[[ Dataset records, beginning ]]

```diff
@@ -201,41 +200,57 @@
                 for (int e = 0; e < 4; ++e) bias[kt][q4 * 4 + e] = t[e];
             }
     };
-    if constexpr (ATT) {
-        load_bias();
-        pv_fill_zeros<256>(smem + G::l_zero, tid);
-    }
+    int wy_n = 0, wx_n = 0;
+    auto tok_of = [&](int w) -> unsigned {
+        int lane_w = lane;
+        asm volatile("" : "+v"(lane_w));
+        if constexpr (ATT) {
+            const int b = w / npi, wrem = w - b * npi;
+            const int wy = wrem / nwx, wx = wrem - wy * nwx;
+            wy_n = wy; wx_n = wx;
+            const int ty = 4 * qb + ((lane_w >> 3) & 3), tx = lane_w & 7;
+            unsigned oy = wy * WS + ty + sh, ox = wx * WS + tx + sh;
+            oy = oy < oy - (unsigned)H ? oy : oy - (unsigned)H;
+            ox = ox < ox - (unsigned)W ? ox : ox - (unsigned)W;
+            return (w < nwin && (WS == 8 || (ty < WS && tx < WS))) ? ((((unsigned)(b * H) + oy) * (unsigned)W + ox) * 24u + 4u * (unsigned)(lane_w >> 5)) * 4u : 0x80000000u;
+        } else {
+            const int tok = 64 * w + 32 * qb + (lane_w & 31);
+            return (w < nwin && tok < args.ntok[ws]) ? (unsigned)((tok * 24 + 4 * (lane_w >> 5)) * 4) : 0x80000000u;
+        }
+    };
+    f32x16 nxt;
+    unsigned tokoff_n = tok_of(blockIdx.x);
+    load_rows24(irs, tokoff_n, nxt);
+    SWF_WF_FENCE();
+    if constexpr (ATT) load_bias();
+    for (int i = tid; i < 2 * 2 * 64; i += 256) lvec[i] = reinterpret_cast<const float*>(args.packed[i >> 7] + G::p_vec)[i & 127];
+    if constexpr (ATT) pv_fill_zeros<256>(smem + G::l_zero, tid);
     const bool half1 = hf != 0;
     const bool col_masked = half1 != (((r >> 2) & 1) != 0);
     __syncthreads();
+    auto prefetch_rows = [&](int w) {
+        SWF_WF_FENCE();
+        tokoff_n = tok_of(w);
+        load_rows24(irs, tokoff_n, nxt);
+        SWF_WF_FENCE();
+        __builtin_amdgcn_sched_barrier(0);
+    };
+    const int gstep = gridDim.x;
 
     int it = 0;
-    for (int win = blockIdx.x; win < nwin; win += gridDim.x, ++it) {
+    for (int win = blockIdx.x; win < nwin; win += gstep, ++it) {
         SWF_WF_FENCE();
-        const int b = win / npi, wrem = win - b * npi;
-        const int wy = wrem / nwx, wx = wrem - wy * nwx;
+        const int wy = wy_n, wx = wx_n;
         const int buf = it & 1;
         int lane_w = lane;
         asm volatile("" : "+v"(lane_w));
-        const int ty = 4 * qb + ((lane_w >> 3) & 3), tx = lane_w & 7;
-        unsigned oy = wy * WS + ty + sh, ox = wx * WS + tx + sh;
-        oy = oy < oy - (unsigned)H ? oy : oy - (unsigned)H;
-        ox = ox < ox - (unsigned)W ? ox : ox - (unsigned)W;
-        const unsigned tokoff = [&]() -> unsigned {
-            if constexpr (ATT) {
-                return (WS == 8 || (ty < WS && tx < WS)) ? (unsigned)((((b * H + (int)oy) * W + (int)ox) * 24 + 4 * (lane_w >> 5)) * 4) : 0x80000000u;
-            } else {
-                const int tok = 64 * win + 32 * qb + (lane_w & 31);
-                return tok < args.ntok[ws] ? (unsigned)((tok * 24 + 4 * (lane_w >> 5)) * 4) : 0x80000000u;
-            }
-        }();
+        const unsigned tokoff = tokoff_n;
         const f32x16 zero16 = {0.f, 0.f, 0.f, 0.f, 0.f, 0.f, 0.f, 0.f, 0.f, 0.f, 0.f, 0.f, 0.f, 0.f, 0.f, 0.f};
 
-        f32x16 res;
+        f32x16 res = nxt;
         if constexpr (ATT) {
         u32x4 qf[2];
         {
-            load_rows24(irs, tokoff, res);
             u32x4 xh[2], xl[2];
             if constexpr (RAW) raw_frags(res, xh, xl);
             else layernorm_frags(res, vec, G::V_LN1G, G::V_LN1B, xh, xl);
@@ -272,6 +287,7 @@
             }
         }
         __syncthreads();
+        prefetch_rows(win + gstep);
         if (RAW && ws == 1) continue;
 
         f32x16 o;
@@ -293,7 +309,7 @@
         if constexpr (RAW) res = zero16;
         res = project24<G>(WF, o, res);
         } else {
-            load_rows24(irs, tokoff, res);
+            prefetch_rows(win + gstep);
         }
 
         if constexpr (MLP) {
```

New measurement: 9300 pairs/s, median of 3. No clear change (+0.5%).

[[ Dataset records, end ]]
[[ Dataset records, beginning ]]

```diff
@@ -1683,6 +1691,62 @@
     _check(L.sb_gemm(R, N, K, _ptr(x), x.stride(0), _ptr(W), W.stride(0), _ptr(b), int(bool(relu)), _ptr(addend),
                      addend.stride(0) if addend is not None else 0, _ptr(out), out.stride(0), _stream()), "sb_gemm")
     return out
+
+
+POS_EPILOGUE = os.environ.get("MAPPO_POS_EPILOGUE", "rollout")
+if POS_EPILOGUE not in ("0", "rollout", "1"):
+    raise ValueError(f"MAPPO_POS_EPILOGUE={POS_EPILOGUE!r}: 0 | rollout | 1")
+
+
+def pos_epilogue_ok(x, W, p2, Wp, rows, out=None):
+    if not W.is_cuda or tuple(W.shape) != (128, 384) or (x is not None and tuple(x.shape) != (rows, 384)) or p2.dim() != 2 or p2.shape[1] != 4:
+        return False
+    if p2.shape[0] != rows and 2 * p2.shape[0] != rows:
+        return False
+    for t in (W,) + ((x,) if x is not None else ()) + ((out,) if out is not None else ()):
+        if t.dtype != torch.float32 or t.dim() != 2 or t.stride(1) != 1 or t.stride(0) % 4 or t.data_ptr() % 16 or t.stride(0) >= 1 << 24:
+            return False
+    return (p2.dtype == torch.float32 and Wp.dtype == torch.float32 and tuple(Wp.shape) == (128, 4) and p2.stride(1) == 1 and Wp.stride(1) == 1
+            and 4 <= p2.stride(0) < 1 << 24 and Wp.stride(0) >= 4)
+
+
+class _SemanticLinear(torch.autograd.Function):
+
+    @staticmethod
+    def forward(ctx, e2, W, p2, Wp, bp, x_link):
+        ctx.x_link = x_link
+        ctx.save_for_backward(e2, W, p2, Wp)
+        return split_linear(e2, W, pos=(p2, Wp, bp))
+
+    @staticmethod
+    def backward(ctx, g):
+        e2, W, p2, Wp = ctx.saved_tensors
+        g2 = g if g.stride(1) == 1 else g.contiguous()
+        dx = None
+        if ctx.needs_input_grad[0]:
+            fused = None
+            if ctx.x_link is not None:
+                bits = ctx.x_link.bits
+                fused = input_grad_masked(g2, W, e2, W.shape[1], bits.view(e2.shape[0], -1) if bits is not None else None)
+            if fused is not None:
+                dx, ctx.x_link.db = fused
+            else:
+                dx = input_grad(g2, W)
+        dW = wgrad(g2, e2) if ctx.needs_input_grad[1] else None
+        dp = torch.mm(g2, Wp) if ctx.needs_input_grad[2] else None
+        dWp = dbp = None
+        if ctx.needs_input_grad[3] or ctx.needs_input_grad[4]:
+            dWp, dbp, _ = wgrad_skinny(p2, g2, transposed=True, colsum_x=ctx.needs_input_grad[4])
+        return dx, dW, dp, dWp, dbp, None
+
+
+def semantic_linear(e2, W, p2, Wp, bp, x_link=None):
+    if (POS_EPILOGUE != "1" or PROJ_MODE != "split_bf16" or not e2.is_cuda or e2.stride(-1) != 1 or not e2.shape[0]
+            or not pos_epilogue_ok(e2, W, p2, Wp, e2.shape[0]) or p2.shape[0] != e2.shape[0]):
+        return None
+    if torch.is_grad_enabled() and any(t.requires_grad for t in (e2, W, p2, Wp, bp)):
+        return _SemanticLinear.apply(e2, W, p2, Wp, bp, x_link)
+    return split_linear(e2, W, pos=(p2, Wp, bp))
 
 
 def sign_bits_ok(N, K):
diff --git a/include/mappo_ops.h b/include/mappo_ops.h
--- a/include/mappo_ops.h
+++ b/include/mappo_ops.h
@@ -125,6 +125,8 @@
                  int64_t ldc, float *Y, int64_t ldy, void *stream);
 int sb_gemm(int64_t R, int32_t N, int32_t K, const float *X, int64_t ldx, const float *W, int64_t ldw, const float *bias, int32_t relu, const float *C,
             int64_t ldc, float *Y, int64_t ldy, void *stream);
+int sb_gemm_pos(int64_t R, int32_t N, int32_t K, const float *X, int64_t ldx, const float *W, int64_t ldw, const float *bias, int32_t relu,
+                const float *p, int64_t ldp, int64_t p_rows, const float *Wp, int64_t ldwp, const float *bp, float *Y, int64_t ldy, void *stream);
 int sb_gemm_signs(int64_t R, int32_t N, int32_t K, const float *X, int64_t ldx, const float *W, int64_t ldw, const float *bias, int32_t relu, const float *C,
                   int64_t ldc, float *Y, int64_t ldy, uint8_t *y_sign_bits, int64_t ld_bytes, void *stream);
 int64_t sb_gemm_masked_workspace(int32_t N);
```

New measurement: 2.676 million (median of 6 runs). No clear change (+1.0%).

[[ Dataset records, end ]]
[[ Dataset records, beginning ]]

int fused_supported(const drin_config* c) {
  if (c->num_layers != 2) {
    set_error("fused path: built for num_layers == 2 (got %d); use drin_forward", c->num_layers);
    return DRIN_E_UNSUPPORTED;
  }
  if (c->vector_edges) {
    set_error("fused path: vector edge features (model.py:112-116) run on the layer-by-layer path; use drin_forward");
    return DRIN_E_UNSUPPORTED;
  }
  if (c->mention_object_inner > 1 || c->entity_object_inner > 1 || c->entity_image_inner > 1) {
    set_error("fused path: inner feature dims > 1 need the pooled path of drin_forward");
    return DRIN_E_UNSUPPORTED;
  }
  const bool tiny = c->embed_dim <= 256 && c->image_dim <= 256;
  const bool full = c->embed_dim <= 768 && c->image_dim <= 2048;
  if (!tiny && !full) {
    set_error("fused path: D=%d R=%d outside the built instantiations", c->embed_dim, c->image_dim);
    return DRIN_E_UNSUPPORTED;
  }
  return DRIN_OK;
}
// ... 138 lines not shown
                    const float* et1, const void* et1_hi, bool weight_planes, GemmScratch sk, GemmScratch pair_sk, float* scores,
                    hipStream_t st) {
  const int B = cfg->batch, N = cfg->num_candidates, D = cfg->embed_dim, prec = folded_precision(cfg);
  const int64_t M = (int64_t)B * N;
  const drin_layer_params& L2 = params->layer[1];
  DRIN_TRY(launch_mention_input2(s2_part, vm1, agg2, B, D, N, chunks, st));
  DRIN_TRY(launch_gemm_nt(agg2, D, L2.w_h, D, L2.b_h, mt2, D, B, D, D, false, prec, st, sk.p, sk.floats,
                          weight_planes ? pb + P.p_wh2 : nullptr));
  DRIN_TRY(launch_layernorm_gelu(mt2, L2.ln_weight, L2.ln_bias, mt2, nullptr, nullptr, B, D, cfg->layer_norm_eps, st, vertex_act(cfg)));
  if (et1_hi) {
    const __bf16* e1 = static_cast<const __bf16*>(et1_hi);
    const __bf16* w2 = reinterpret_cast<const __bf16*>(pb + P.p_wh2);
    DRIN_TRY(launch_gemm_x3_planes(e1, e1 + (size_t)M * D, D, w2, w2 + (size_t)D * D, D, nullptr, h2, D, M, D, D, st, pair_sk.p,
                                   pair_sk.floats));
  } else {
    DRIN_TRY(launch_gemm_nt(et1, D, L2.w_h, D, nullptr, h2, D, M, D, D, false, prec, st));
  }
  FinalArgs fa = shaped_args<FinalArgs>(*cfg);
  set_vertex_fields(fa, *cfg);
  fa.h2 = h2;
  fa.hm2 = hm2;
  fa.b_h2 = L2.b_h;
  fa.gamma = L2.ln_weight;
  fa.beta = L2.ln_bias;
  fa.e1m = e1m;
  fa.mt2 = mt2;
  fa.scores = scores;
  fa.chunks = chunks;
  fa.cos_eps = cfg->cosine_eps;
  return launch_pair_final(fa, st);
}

[[ Dataset records, end ]]

How to complete this task
Working through the records above, copy each line in which "rollout" is found.

Your response
+POS_EPILOGUE = os.environ.get("MAPPO_POS_EPILOGUE", "rollout")
+if POS_EPILOGUE not in ("0", "rollout", "1"):
+    raise ValueError(f"MAPPO_POS_EPILOGUE={POS_EPILOGUE!r}: 0 | rollout | 1")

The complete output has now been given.